==== Excerpted data

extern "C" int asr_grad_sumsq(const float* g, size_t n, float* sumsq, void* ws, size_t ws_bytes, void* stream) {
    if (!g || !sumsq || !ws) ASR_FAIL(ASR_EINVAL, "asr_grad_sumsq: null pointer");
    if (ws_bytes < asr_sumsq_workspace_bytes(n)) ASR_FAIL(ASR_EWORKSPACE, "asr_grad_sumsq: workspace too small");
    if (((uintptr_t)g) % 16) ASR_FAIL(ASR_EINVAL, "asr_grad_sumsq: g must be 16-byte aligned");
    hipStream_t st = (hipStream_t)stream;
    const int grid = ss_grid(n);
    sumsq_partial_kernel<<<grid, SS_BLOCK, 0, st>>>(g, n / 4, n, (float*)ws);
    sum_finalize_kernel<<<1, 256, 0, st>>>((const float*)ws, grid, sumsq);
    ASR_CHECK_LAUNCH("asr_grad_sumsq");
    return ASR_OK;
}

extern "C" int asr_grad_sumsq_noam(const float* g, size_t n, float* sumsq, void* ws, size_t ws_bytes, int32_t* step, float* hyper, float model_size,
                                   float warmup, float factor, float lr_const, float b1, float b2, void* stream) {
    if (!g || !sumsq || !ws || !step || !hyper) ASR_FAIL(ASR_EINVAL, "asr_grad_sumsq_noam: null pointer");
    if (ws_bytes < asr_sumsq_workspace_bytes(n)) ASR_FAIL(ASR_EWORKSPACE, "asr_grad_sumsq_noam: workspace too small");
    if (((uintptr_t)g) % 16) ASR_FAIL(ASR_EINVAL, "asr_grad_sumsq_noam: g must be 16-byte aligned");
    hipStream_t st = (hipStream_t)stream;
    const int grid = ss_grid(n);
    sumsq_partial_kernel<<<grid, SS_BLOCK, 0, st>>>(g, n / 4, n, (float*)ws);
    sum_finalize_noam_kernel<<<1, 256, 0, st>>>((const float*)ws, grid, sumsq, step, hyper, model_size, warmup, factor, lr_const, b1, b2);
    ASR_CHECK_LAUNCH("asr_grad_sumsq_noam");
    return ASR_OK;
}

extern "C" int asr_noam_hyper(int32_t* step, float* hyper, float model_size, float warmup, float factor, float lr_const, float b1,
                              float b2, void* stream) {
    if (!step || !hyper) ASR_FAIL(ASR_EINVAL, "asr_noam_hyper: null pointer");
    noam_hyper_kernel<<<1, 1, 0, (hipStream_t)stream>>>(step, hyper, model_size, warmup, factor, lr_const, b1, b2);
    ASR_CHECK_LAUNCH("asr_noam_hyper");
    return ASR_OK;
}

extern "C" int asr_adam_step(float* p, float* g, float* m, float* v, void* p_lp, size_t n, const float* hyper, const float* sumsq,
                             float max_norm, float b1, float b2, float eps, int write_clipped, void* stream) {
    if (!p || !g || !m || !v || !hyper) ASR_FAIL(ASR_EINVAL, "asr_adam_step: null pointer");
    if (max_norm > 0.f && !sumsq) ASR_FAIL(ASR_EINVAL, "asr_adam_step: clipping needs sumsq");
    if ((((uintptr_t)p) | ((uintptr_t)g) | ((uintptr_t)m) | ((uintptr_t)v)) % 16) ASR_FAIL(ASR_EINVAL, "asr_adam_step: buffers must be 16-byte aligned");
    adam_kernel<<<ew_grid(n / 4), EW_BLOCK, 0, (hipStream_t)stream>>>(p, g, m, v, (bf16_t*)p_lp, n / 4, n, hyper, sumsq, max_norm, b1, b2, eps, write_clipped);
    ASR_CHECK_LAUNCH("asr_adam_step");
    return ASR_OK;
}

========
==== Excerpted data

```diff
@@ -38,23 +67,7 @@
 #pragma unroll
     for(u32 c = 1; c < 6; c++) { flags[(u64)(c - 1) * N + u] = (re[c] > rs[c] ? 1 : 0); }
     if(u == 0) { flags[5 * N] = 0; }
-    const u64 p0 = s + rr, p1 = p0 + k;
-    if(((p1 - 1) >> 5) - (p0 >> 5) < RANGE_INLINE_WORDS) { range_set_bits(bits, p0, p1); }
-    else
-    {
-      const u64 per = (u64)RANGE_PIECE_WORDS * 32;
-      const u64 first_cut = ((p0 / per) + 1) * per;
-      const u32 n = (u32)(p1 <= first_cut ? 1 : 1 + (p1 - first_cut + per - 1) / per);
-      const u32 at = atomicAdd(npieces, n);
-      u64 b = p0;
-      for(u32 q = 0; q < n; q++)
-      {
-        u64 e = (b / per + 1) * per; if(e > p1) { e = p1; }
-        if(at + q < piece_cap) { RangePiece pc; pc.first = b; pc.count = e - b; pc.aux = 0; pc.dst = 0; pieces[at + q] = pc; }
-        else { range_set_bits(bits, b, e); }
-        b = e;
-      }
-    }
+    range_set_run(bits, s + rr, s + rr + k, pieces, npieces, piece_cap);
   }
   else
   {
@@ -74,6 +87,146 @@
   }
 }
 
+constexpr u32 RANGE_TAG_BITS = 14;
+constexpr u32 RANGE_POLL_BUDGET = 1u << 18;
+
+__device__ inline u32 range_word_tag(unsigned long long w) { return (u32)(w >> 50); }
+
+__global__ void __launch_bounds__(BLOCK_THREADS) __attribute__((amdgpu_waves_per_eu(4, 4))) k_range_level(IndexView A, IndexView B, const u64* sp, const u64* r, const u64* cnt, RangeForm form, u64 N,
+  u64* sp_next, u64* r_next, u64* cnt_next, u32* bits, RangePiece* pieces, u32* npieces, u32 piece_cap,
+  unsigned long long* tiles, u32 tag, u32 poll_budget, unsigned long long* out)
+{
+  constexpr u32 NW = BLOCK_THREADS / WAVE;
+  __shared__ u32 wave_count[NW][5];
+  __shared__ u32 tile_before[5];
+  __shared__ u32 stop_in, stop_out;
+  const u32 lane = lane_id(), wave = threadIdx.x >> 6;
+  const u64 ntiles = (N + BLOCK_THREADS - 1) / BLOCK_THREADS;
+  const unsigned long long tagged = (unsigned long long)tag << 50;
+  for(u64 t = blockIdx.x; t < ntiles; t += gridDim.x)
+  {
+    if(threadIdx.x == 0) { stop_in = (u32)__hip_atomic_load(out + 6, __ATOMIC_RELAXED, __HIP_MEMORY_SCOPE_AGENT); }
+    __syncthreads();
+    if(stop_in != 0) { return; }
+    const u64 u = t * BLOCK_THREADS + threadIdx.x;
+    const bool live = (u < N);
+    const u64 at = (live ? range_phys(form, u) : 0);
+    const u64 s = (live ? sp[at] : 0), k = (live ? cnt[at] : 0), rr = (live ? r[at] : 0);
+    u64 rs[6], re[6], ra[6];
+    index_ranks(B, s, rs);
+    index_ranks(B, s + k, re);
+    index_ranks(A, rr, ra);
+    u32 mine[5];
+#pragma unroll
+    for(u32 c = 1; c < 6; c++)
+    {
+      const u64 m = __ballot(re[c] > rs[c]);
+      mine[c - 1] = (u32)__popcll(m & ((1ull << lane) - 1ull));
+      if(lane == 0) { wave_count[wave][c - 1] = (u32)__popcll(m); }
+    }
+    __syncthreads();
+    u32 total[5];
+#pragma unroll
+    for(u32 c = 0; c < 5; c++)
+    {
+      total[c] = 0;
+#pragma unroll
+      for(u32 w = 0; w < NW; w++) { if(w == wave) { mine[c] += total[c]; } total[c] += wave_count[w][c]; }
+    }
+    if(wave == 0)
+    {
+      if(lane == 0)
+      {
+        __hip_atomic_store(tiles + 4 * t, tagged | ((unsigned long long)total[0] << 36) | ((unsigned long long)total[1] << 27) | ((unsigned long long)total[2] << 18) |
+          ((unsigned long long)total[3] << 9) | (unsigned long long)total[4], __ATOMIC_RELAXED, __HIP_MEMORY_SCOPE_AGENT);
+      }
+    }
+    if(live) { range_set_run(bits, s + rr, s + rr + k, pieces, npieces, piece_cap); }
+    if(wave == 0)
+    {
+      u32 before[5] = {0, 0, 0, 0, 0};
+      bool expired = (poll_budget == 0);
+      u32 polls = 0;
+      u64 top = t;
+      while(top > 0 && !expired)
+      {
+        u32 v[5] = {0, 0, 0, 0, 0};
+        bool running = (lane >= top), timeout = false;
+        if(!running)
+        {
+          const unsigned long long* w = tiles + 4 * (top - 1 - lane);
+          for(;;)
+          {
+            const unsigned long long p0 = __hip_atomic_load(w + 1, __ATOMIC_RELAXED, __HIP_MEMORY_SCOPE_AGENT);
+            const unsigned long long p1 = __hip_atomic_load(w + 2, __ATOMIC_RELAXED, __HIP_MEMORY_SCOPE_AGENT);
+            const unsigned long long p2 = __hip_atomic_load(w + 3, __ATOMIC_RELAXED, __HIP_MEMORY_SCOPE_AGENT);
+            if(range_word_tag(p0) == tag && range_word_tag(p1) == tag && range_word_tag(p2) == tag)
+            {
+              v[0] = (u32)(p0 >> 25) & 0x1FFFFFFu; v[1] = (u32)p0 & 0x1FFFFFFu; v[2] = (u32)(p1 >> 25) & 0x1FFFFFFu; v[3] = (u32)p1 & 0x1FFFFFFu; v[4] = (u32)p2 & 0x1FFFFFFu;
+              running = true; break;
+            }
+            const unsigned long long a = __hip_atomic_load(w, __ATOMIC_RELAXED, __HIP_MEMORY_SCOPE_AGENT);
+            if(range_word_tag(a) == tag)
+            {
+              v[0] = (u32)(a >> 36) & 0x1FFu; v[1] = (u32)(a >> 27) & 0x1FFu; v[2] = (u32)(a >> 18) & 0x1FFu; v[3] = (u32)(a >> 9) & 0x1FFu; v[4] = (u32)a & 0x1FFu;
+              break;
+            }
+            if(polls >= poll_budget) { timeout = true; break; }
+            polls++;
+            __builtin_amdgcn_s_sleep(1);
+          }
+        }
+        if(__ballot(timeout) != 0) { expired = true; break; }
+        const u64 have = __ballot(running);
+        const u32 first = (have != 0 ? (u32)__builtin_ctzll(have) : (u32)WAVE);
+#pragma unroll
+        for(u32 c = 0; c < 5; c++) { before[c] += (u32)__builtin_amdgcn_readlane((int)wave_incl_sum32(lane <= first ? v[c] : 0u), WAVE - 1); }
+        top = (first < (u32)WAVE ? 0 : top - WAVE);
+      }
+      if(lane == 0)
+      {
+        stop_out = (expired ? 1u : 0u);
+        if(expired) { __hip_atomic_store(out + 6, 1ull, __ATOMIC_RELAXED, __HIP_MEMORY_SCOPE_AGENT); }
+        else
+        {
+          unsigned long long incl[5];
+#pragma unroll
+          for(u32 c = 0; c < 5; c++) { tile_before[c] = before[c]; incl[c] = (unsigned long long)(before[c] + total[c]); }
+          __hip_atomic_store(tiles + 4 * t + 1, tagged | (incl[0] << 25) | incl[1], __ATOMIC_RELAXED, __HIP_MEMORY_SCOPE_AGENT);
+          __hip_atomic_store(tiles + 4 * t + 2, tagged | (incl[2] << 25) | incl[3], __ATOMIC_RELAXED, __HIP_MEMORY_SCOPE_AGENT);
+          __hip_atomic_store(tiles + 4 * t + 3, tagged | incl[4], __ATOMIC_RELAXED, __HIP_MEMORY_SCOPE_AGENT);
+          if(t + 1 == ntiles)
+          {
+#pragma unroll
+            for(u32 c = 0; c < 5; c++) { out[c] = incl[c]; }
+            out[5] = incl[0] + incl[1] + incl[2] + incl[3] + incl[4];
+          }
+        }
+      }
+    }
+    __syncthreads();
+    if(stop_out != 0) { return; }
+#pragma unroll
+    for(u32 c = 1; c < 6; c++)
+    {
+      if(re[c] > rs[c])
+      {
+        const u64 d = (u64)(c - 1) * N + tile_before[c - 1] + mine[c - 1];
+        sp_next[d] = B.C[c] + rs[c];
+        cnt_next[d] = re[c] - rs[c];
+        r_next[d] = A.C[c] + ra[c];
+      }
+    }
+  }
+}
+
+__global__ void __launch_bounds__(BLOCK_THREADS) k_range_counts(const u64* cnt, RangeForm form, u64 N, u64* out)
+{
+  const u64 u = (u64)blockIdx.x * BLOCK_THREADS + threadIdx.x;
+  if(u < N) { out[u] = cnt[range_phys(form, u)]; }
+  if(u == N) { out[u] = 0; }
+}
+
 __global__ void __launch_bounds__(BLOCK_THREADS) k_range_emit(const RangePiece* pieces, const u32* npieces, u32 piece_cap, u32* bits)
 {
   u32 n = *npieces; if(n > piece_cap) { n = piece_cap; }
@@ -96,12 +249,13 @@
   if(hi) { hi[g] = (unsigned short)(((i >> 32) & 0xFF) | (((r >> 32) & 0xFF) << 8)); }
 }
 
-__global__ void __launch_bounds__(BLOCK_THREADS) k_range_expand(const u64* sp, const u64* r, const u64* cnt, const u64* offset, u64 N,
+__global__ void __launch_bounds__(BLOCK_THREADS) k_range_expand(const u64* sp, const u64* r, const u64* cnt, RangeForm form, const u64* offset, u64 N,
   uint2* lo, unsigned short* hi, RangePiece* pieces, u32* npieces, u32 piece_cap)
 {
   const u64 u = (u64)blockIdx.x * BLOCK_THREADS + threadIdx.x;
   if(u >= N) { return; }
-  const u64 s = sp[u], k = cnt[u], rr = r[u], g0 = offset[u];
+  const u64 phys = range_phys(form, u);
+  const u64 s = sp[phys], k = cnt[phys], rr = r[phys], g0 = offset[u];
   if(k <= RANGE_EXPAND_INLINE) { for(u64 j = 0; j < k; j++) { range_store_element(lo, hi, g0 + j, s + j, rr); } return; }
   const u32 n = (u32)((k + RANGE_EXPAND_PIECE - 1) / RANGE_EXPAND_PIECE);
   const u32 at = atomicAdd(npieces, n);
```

========
==== Excerpted data

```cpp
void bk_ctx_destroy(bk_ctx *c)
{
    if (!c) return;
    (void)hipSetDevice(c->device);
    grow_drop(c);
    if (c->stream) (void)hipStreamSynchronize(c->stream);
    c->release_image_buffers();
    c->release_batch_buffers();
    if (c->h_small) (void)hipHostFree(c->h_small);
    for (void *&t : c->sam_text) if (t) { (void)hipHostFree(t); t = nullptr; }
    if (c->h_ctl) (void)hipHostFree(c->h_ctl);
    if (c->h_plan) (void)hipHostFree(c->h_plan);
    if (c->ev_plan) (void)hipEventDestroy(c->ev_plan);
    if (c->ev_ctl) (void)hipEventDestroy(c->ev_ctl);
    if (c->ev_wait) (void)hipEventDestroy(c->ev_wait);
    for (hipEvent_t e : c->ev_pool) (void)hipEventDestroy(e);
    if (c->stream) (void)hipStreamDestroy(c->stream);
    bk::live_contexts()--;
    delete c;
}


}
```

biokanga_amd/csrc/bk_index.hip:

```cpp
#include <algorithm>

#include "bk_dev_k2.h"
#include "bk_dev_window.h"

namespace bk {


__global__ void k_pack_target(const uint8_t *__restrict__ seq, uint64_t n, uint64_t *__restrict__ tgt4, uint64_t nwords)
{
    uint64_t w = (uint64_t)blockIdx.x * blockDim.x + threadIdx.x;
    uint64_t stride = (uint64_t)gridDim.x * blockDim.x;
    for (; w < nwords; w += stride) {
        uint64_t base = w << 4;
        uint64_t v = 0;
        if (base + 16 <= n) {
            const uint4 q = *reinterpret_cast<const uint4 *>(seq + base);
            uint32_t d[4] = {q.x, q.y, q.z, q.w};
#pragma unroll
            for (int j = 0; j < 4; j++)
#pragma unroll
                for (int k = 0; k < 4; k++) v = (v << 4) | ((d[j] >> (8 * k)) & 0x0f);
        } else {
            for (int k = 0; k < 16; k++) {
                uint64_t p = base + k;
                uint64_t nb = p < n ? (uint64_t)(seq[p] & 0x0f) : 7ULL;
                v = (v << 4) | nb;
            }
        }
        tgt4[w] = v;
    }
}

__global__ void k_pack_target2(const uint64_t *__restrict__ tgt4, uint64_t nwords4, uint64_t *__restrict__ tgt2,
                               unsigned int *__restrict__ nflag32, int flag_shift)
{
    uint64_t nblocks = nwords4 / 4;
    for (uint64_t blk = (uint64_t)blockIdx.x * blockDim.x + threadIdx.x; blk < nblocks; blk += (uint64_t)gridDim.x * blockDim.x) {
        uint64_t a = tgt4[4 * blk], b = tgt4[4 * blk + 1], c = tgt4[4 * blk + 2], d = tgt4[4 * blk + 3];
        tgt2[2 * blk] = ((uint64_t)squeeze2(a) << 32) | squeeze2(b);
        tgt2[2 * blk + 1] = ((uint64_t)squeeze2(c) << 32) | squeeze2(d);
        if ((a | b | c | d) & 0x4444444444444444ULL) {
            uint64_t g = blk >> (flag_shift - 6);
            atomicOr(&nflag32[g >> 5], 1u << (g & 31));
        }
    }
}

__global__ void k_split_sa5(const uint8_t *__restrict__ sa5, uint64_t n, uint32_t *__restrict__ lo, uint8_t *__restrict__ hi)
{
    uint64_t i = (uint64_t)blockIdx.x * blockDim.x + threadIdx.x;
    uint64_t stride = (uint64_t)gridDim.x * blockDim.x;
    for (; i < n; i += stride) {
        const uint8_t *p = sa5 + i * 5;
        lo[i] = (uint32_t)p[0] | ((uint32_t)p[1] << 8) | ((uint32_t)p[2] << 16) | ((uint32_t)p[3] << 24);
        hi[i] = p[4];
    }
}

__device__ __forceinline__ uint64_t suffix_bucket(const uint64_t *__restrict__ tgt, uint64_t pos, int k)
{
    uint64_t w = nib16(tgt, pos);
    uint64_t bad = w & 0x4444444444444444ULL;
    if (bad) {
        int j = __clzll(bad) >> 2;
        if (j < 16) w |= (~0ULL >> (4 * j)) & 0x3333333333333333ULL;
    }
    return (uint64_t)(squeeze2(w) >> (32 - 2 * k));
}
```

========

*Directions*:
In the listing above, find each line with the word "blockDim" and return it.

*Solution to the exercise*:
    uint64_t w = (uint64_t)blockIdx.x * blockDim.x + threadIdx.x;
    uint64_t stride = (uint64_t)gridDim.x * blockDim.x;
    for (uint64_t blk = (uint64_t)blockIdx.x * blockDim.x + threadIdx.x; blk < nblocks; blk += (uint64_t)gridDim.x * blockDim.x) {
    uint64_t i = (uint64_t)blockIdx.x * blockDim.x + threadIdx.x;
    uint64_t stride = (uint64_t)gridDim.x * blockDim.x;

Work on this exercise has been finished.